**Your goal:** All lines in the data bearing the string "struct" should be identified and copied.
*** Records Section Begins ***
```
int rc_rebuild_wt(gcrl_agent* a, hipStream_t st, bool targets_only = false) {
  auto one = [&](const RowNet& r) { return launch_wt_rebuild(st, r, const_cast<float*>(r.Wt)); };
  if (!targets_only && !a->sac) TRY(one(make_rownet(a, a->actor, a->P_actor(), 0)));
  if (a->has_target_actor) TRY(one(make_rownet(a, a->actor, a->P_tactor(), 1)));
// ... 163 lines not shown
  int blk = 0;
  long long pos = 0, off = 0;
  auto flat = [&](long long beg, long long end) {
    if (end <= beg) return;
    AdamSeg& s = ad.seg[ad.n_seg++];
    s.beg = beg; s.dst = 0; s.rows = 1; s.cols = (int)(end - beg); s.tiled = 0; s.pad = 0;
    s.blk0 = blk; s.nblk = (int)((end - beg + 256 * kAdamPerThread - 1) / (256 * kAdamPerThread)); blk += s.nblk;
  };
  for (int l = 0; l < net.L; ++l) {
    const Lin& ln = net.lin[l];
    flat(pos, ln.w);
    AdamSeg& s = ad.seg[ad.n_seg++];
    s.beg = ln.w; s.dst = off; s.rows = ln.out; s.cols = ln.in; s.tiled = 1; s.pad = 0;
    s.blk0 = blk; s.nblk = ((ln.out + kAdamTile - 1) / kAdamTile) * ((ln.in + kAdamTile - 1) / kAdamTile); blk += s.nblk;
    pos = ln.w + (long long)ln.out * ln.in;
    off += (long long)(l == 0 ? round_up(net.in_dim, 4) : net.H) * net.H;
  }
  flat(pos, net.numel);
  ad.seg_blocks = blk;
  if (critic) {
    ad.td_q = a->q; ad.td_y = a->ybuf; ad.td_n = a->B; ad.td_C = a->C;
    ad.td_loss_kind = a->cfg.kind == GCRL_AGENT_TD3 ? LOSS_SMOOTH_L1 : LOSS_MSE;
  }
}

void of_fill_net(gcrl_agent* a, DwAdamNet& n, bool critic, int k, const StepCtrl* cur, bool polyak) {
  const int B = a->B, L = a->L, H = a->H;
  const NetSpec& net = critic ? a->critic : a->actor;
  const long long BH = (long long)B * H;
  std::memset(&n, 0, sizeof(n));
  float* Gp = critic ? a->G_critic(k) : a->G_actor();
  const float* hid = critic ? a->hC + (long long)k * L * BH : a->hA;
  const float* gr = critic ? a->rc_gC + (long long)k * L * BH : a->rc_gA;
  const std::vector<int>& poff = critic ? a->part_off_c : a->part_off_a;
  std::vector<long long> wt_off((size_t)L + 1, -1);
  long long off = 0;
  for (int l = 0; l < L; ++l) { wt_off[l] = off; off += (long long)(l == 0 ? round_up(net.in_dim, 4) : H) * H; }
  int q = 0;
  for (int l = L; l >= 0; --l, ++q) {
    const float* G = l == L ? (critic ? a->dq + (long long)k * B : a->dact) : gr + (long long)l * BH;
    const long long ldg = l == L ? (critic ? 1 : a->Apad) : H;
    GemmDesc dw = bwd_dw(G, ldg, l == 0 ? a->sa : hid + (long long)(l - 1) * BH, l == 0 ? a->ldx : H, Gp, net.lin[l], B);
    if (l == 0) { dw.slot = &cur->batch_slot; dw.b_slot = a->slot_x; }
    n.d[q] = dw;
    n.o.lay[q] = DwAdamLayer{net.lin[l].w, net.lin[l].b, wt_off[l], poff[l] / 4, 0};
  }
  n.o.nl = L + 1;
  n.o.cur = cur;
  n.o.which = critic ? 1 : 0;
  const long long go = critic ? a->goff_critic + (long long)k * a->critic_stride : a->goff_actor;
  n.o.p = critic ? a->P_critic(k) : a->P_actor();
  n.o.m = a->adam_m + go; n.o.v = a->adam_v + go;
  n.o.target = critic ? a->P_tcritic(k) : (polyak ? a->P_tactor() : nullptr);
  n.o.wt = a->wt + a->wt_net[critic ? 2 : 0] + (critic ? (long long)k * a->wt_cstride : 0);
  n.o.wt_target = a->wt + a->wt_net[critic ? 3 : 1] + (critic ? (long long)k * a->wt_cstride : 0);
  n.o.clip = (critic && k == 0 && a->cfg.kind == GCRL_AGENT_TD3) ? -1.f : (float)a->cfg.grad_clip;
  n.o.polyak = polyak ? 1 : 0;
  n.o.metric_index = critic ? MET_CRITIC_GRAD + k : MET_ACTOR_GRAD;
  const int ni = critic ? k : a->C;
  n.o.slots = reinterpret_cast<unsigned long long*>(a->of_slots) + (long long)ni * 2 * a->of_stride;
  n.o.slot_stride = (int)a->of_stride;
  n.o.seq = reinterpret_cast<unsigned int*>(a->of_seq) + ni * 32;
  if (critic) {
    if (k == 0) {
      n.o.td_q = a->q; n.o.td_y = a->ybuf; n.o.td_n = a->B; n.o.td_C = a->C;
      n.o.td_loss_kind = a->cfg.kind == GCRL_AGENT_TD3 ? LOSS_SMOOTH_L1 : LOSS_MSE;
    }
  } else {
    n.o.mean_x = a->q2; n.o.mean_n = a->B; n.o.mean_scale = -1.0f; n.o.mean_index = MET_ACTOR_LOSS;
  }
}

void of_common(gcrl_agent* a, DwAdamArgs& da) {
  std::memset(&da, 0, sizeof(da));
  da.beta2 = (float)kBeta2; da.w1 = (float)(1.0 - kBeta1); da.w2 = (float)(1.0 - kBeta2); da.eps = (float)kAdamEps;
  da.tau = (float)a->cfg.tau; da.one_m_tau = (float)(1.0 - a->cfg.tau);
  da.metrics = a->metrics_dev;
  da.status = a->status_dev;
  static const int first_sleep = std::getenv("GCRL_OF_SLEEP_FIRST") ? std::atoi(std::getenv("GCRL_OF_SLEEP_FIRST")) : 0;
  static const int poll_sleep = std::getenv("GCRL_OF_SLEEP_POLL") ? std::atoi(std::getenv("GCRL_OF_SLEEP_POLL")) : 2;
  static const int gate = std::getenv("GCRL_OF_GATE") ? std::atoi(std::getenv("GCRL_OF_GATE")) : 0;
  static const bool flat = std::getenv("GCRL_OF_FLAT") != nullptr;
  da.poll_first_sleep = first_sleep; da.poll_sleep = poll_sleep; da.poll_gate = gate; da.leaders = flat ? 0 : 1;
}

bool of_phase_critics(const gcrl_agent* a, int variant) {
  return a->opt_fuse && a->cfg.kind != GCRL_AGENT_DDPG && (variant & V_FUSED_NORM) && !(variant & V_XCHG) && !(variant & V_WEIGHTS);
}
bool of_phase_actor(const gcrl_agent* a, int variant) { return of_phase_critics(a, variant) && !a->sac; }
int of_launch_critics(gcrl_agent* a, hipStream_t st, int variant) {
  DwAdamArgs da;
  of_common(a, da);
  for (int k = 0; k < a->C; ++k) of_fill_net(a, da.net[k], true, k, &a->ctrl()->cur_b, (variant & V_POLYAK_C) != 0);
  da.nnets = a->C;
  if ((variant & V_ADV) && !(variant & V_ACTOR)) da.advance = a->ctrl();
  return launch_dw_adam(st, da);
}
int of_launch_actor(gcrl_agent* a, hipStream_t st, int variant) {
  DwAdamArgs da;
  of_common(a, da);
  of_fill_net(a, da.net[0], false, 0, &a->ctrl()->cur_b, a->cfg.kind == GCRL_AGENT_TD3 && (variant & V_POLYAK_A) != 0);
  da.nnets = 1;
  if (variant & V_ADV) da.advance = a->ctrl();
  return launch_dw_adam(st, da);
}

int of_launch_ddpg(gcrl_agent* a, hipStream_t st, int what, bool adv, bool polyak) {
  DwAdamArgs da;
  of_common(a, da);
  int n = 0;
  if (what & 1) of_fill_net(a, da.net[n++], true, 0, &a->ctrl()->cur_b, polyak);
  if (what & 2) of_fill_net(a, da.net[n++], false, 0, what == 3 ? &a->ctrl()->prev_b : &a->ctrl()->cur_b, polyak);
  da.nnets = n;
  if (adv) da.advance = a->ctrl();
#ifdef GCRL_OF_STAMPS
  static unsigned long long* stamps = nullptr;
  static long long launches = 0;
  static const long long at = std::getenv("GCRL_OF_STAMPS_AT") ? std::atoll(std::getenv("GCRL_OF_STAMPS_AT")) : 3000;
  const char* path = std::getenv("GCRL_OF_STAMPS");
  if (path && !stamps) { GCRL_HIP(hipMalloc((void**)&stamps, 2 * 2048 * 8 * sizeof(unsigned long long))); }
  hipStreamCaptureStatus cs = hipStreamCaptureStatusNone;
  (void)hipStreamIsCapturing(st, &cs);
  const bool take = path && what == 3 && cs == hipStreamCaptureStatusNone && launches >= at && launches < at + 8;
  if (what == 3 && cs == hipStreamCaptureStatusNone) ++launches;
  da.stamps = take ? stamps : nullptr;
  if (take) {
    GCRL_HIP(hipMemsetAsync(stamps, 0, 2 * 2048 * 8 * sizeof(unsigned long long), st));
    TRY(launch_dw_adam(st, da));
    GCRL_HIP(hipStreamSynchronize(st));
    std::vector<unsigned long long> h(2 * 2048 * 8);
    GCRL_HIP(hipMemcpy(h.data(), stamps, h.size() * sizeof(unsigned long long), hipMemcpyDeviceToHost));
    FILE* f = std::fopen(path, launches - 1 == at ? "wb" : "ab");
    if (f) { std::fwrite(h.data(), sizeof(unsigned long long), h.size(), f); std::fclose(f); }
    return GCRL_OK;
  }
#endif
  return launch_dw_adam(st, da);
}
```

goal-conditioned-rl-framework_amd/csrc/dw_adam.h:

```cpp
#pragma once
#include "gemm_mfma.h"
#include "ops.h"

namespace gcrl {

struct DwAdamNet {
  DwAdamNetArgs o;
  GemmDesc d[kFusedMaxLayers];
};
struct DwAdamArgs {
  int nnets;
  float beta2, w1, w2, eps, tau, one_m_tau;
  float* metrics;
  CtrlBlock* advance;
  unsigned int* status;
  int leaders;
  int poll_gate;
  int poll_first_sleep, poll_sleep;
#ifdef GCRL_OF_STAMPS
  unsigned long long* stamps;
#endif
  DwAdamNet net[2];
};
int launch_dw_adam(hipStream_t st, DwAdamArgs& a);

}
```

goal-conditioned-rl-framework_amd/csrc/dw_adam.hip:

```cpp
#include "dw_adam.h"

#include <algorithm>

#include "adam_math.h"
#include "meet.h"
#include "pop.h"

namespace gcrl {
namespace {

constexpr unsigned long long kSlotEmpty = ~0ull;
constexpr int kLeaderMinTiles = 64;
static_assert(kFusedMaxLayers == 5, "DwNetHead::tile0 holds the first tiles of problems 1..4");

#ifdef GCRL_OF_STAMPS
#define OF_STAMP(k) of_t[k] = wall_clock64()
#else
#define OF_STAMP(k) do { } while (0)
#endif

template <class T>
__device__ __forceinline__ T load_uniform(const T* p) {
  static_assert(sizeof(T) % 4 == 0, "whole dwords");
  typedef const unsigned int __attribute__((address_space(4))) cu32;
  cu32* q = reinterpret_cast<cu32*>(reinterpret_cast<uintptr_t>(p));
  union { T v; unsigned int w[sizeof(T) / 4]; } u;
#pragma unroll
  for (unsigned i = 0; i < sizeof(T) / 4; ++i) u.w[i] = q[i];
  return u.v;
}

typedef float __attribute__((address_space(1))) gfloat;
typedef unsigned long long __attribute__((address_space(1))) gu64;
typedef unsigned int __attribute__((address_space(1))) gu32;

template <class T>
__device__ __forceinline__ void pin(T& v) {
  static_assert(sizeof(T) % 4 == 0, "whole dwords");
  unsigned int* w = reinterpret_cast<unsigned int*>(&v);
#pragma unroll
  for (unsigned i = 0; i < sizeof(T) / 4; ++i) asm volatile("" : "+s"(w[i]));
}

struct DwProb {
  const float* G; const float* X; float* dW; float* db;
  long long pw, pb, wt_dst;
  int ldg, ldx, out, in, K, tiles_n, slot0, x_slot;
};
struct DwNetHead {
  int ntiles, nl, which, slot_stride;
  int tile0[4];
  const StepCtrl* cur; unsigned int* seq; unsigned long long* slots;
  int polyak, grid_x;
};
struct DwNetPtrs {
  float *p, *m, *v, *target, *wt, *wt_target;
  float clip; int pad;
};
struct DwNetK {
  DwNetHead h;
  DwNetPtrs ptr;
  int metric_index, mean_n;
  const float* mean_x; float mean_scale; int mean_index;
  const float* td_q; const float* td_y; int td_n, td_C, td_loss_kind, pad;
  DwProb prob[kFusedMaxLayers];
};
struct DwAdamK {
  float beta2, w1, w2, eps, tau, one_m_tau;
  int leaders, poll_gate, poll_first_sleep, poll_sleep;
  float* metrics; CtrlBlock* advance; unsigned int* status;
#ifdef GCRL_OF_STAMPS
  unsigned long long* stamps;
#endif
  DwNetK net[2];
};

__global__ __launch_bounds__(256, 5) void dw_adam_kernel(DwAdamK a) {
  const unsigned bx = blockIdx.x, by = blockIdx.y;
#include "dw_adam_body.inc"
}
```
*** Records Section Ends ***
**Expected output:**
struct DwAdamNet {
struct DwAdamArgs {
struct DwProb {
struct DwNetHead {
struct DwNetPtrs {
struct DwNetK {
struct DwAdamK {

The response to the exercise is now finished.